Below are the records; locate each line with the word "smem" and copy it.
**** STUDY MATERIAL ****
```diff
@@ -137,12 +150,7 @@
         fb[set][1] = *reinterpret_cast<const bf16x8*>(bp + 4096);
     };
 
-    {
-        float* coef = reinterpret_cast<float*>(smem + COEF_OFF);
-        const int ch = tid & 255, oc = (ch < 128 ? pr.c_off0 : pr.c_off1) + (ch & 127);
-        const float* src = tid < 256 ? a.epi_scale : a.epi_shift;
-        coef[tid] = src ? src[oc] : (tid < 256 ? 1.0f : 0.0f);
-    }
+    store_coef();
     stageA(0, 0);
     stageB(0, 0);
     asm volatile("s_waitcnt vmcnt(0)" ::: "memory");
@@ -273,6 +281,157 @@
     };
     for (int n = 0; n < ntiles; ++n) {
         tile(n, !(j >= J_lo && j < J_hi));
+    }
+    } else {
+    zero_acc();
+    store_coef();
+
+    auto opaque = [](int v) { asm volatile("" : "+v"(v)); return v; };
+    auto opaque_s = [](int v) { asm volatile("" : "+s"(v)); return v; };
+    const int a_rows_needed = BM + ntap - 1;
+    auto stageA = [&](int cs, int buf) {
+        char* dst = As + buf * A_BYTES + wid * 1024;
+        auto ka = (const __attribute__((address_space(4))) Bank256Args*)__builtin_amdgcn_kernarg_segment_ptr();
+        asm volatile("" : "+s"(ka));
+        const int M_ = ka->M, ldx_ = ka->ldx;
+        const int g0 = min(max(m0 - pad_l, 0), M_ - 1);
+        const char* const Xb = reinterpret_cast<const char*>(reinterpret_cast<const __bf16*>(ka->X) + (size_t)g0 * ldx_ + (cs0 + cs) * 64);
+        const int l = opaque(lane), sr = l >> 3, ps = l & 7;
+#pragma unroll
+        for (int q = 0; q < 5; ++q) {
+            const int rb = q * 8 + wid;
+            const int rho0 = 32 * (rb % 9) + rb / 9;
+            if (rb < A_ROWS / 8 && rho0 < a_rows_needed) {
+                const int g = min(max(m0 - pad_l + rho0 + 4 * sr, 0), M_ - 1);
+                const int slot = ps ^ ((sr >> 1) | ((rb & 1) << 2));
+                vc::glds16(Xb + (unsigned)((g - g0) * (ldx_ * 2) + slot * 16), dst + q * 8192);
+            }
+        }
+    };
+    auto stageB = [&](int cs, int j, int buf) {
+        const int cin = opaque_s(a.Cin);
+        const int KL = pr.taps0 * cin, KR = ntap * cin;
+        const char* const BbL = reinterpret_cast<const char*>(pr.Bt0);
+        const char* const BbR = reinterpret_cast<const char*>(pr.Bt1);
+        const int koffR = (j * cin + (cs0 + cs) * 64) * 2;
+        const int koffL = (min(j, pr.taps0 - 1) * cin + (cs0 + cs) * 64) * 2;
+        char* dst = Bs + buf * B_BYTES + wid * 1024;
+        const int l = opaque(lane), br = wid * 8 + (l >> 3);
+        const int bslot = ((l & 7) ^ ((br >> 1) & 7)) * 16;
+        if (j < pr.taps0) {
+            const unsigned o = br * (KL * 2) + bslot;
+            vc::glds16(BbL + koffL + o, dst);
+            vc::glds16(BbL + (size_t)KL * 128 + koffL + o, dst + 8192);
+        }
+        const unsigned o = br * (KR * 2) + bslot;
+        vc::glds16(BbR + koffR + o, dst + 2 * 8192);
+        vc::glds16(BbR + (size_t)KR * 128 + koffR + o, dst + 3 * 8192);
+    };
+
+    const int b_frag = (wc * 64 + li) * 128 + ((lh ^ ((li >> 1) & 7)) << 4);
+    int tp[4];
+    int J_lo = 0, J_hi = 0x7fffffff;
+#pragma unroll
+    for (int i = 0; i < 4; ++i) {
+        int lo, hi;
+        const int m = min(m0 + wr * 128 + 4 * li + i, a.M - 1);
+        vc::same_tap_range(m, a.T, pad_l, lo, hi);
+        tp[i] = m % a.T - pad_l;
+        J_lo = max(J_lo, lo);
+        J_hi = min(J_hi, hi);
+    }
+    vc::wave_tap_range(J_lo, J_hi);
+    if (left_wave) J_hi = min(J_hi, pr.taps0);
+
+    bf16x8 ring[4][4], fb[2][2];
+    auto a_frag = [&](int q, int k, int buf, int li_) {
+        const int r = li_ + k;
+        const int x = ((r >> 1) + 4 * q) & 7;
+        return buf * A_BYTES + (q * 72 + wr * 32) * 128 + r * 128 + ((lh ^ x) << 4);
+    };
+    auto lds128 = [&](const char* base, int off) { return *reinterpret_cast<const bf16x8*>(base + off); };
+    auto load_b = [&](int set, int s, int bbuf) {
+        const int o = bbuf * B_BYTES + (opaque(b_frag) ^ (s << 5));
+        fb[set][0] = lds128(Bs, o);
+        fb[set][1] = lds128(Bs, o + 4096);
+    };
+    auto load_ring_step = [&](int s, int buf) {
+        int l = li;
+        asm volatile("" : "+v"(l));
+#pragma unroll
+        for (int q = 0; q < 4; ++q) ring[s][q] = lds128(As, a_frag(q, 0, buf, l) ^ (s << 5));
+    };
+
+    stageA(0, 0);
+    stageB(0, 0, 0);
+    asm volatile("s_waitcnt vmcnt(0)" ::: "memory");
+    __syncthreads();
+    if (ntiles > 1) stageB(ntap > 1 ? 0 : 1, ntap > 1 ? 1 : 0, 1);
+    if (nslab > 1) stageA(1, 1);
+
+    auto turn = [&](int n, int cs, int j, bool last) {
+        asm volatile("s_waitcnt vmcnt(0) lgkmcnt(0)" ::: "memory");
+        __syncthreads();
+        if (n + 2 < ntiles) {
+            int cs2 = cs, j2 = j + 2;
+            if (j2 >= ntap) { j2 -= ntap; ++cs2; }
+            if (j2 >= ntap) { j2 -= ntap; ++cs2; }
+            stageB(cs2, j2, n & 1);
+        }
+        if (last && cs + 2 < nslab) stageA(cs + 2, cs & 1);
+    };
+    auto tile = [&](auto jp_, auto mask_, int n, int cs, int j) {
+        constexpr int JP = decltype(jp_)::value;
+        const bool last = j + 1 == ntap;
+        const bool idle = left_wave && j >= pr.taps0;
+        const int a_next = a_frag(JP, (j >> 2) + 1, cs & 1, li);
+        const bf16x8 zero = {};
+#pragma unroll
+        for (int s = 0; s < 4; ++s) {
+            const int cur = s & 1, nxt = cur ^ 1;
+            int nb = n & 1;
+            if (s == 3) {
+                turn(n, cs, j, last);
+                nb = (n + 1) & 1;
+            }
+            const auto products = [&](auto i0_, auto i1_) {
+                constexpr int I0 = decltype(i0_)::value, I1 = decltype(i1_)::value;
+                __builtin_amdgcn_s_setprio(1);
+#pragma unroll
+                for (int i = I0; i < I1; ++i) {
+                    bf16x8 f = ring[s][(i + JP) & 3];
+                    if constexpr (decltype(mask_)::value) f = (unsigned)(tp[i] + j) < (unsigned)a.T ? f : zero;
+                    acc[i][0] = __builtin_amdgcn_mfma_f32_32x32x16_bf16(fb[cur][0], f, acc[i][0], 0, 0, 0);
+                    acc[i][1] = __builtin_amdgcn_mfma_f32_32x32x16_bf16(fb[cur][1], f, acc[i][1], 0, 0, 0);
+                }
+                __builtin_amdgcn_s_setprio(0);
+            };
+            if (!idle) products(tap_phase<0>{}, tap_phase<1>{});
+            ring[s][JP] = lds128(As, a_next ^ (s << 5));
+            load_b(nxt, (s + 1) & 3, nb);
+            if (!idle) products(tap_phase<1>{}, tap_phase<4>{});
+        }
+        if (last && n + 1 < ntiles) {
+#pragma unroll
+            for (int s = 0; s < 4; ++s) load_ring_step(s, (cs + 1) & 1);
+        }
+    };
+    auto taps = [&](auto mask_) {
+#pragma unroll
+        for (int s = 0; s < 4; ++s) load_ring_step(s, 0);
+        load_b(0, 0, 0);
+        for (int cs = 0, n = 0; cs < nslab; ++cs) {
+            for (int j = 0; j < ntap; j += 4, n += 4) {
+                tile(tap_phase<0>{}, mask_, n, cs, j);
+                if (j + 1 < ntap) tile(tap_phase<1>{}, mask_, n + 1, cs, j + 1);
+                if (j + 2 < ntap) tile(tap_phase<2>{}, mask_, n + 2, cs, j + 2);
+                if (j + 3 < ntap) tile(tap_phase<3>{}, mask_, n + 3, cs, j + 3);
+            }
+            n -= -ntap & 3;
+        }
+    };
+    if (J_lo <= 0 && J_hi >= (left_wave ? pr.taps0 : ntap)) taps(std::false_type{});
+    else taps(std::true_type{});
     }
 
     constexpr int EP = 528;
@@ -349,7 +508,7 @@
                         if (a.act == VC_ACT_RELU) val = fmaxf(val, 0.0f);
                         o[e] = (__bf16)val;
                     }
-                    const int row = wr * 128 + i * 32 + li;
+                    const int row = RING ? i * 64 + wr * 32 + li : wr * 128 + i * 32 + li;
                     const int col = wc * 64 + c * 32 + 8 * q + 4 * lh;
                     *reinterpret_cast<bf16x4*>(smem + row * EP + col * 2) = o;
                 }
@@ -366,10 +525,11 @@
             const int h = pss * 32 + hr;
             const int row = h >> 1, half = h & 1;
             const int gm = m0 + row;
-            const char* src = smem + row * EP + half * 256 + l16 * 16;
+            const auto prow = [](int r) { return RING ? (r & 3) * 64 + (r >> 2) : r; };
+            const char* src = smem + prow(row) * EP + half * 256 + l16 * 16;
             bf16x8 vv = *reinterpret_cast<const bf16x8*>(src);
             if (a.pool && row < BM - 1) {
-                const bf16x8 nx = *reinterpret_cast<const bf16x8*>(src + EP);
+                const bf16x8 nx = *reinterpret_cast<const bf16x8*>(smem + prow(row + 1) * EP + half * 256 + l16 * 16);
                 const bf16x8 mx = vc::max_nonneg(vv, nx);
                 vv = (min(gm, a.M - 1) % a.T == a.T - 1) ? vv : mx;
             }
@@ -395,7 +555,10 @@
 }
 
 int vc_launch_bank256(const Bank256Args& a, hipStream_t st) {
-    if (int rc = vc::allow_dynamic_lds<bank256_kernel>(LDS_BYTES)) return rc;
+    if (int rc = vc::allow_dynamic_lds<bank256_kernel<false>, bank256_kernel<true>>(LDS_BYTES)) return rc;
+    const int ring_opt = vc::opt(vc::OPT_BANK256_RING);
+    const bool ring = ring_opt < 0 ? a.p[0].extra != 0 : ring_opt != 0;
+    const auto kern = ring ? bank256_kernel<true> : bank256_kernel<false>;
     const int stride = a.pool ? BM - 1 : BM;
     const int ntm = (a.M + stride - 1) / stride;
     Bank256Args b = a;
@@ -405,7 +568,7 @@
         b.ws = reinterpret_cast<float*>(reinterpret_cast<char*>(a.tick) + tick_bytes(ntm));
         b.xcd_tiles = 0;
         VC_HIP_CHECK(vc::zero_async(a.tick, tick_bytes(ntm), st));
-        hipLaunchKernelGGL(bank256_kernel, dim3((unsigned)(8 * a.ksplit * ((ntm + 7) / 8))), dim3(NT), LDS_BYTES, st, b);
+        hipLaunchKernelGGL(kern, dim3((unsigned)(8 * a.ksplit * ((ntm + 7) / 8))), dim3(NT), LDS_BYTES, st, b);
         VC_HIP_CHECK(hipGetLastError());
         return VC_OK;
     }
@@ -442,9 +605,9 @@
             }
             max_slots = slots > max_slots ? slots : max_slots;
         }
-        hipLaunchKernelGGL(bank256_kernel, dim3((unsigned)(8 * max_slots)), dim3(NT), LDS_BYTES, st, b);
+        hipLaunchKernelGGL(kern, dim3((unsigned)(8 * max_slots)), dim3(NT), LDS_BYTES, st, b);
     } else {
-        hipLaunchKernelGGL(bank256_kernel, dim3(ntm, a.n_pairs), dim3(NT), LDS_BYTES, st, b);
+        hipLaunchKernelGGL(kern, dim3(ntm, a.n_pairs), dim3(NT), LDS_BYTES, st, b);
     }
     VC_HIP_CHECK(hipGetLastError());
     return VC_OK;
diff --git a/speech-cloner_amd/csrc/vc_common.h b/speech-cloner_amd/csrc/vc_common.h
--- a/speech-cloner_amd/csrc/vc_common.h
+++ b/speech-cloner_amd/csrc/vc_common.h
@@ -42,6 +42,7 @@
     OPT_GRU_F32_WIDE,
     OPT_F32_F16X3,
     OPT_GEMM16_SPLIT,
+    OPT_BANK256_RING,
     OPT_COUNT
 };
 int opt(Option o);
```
****
• [TASK RESPONSE]
-        float* coef = reinterpret_cast<float*>(smem + COEF_OFF);
                     *reinterpret_cast<bf16x4*>(smem + row * EP + col * 2) = o;
-            const char* src = smem + row * EP + half * 256 + l16 * 16;
+            const char* src = smem + prow(row) * EP + half * 256 + l16 * 16;
+                const bf16x8 nx = *reinterpret_cast<const bf16x8*>(smem + prow(row + 1) * EP + half * 256 + l16 * 16);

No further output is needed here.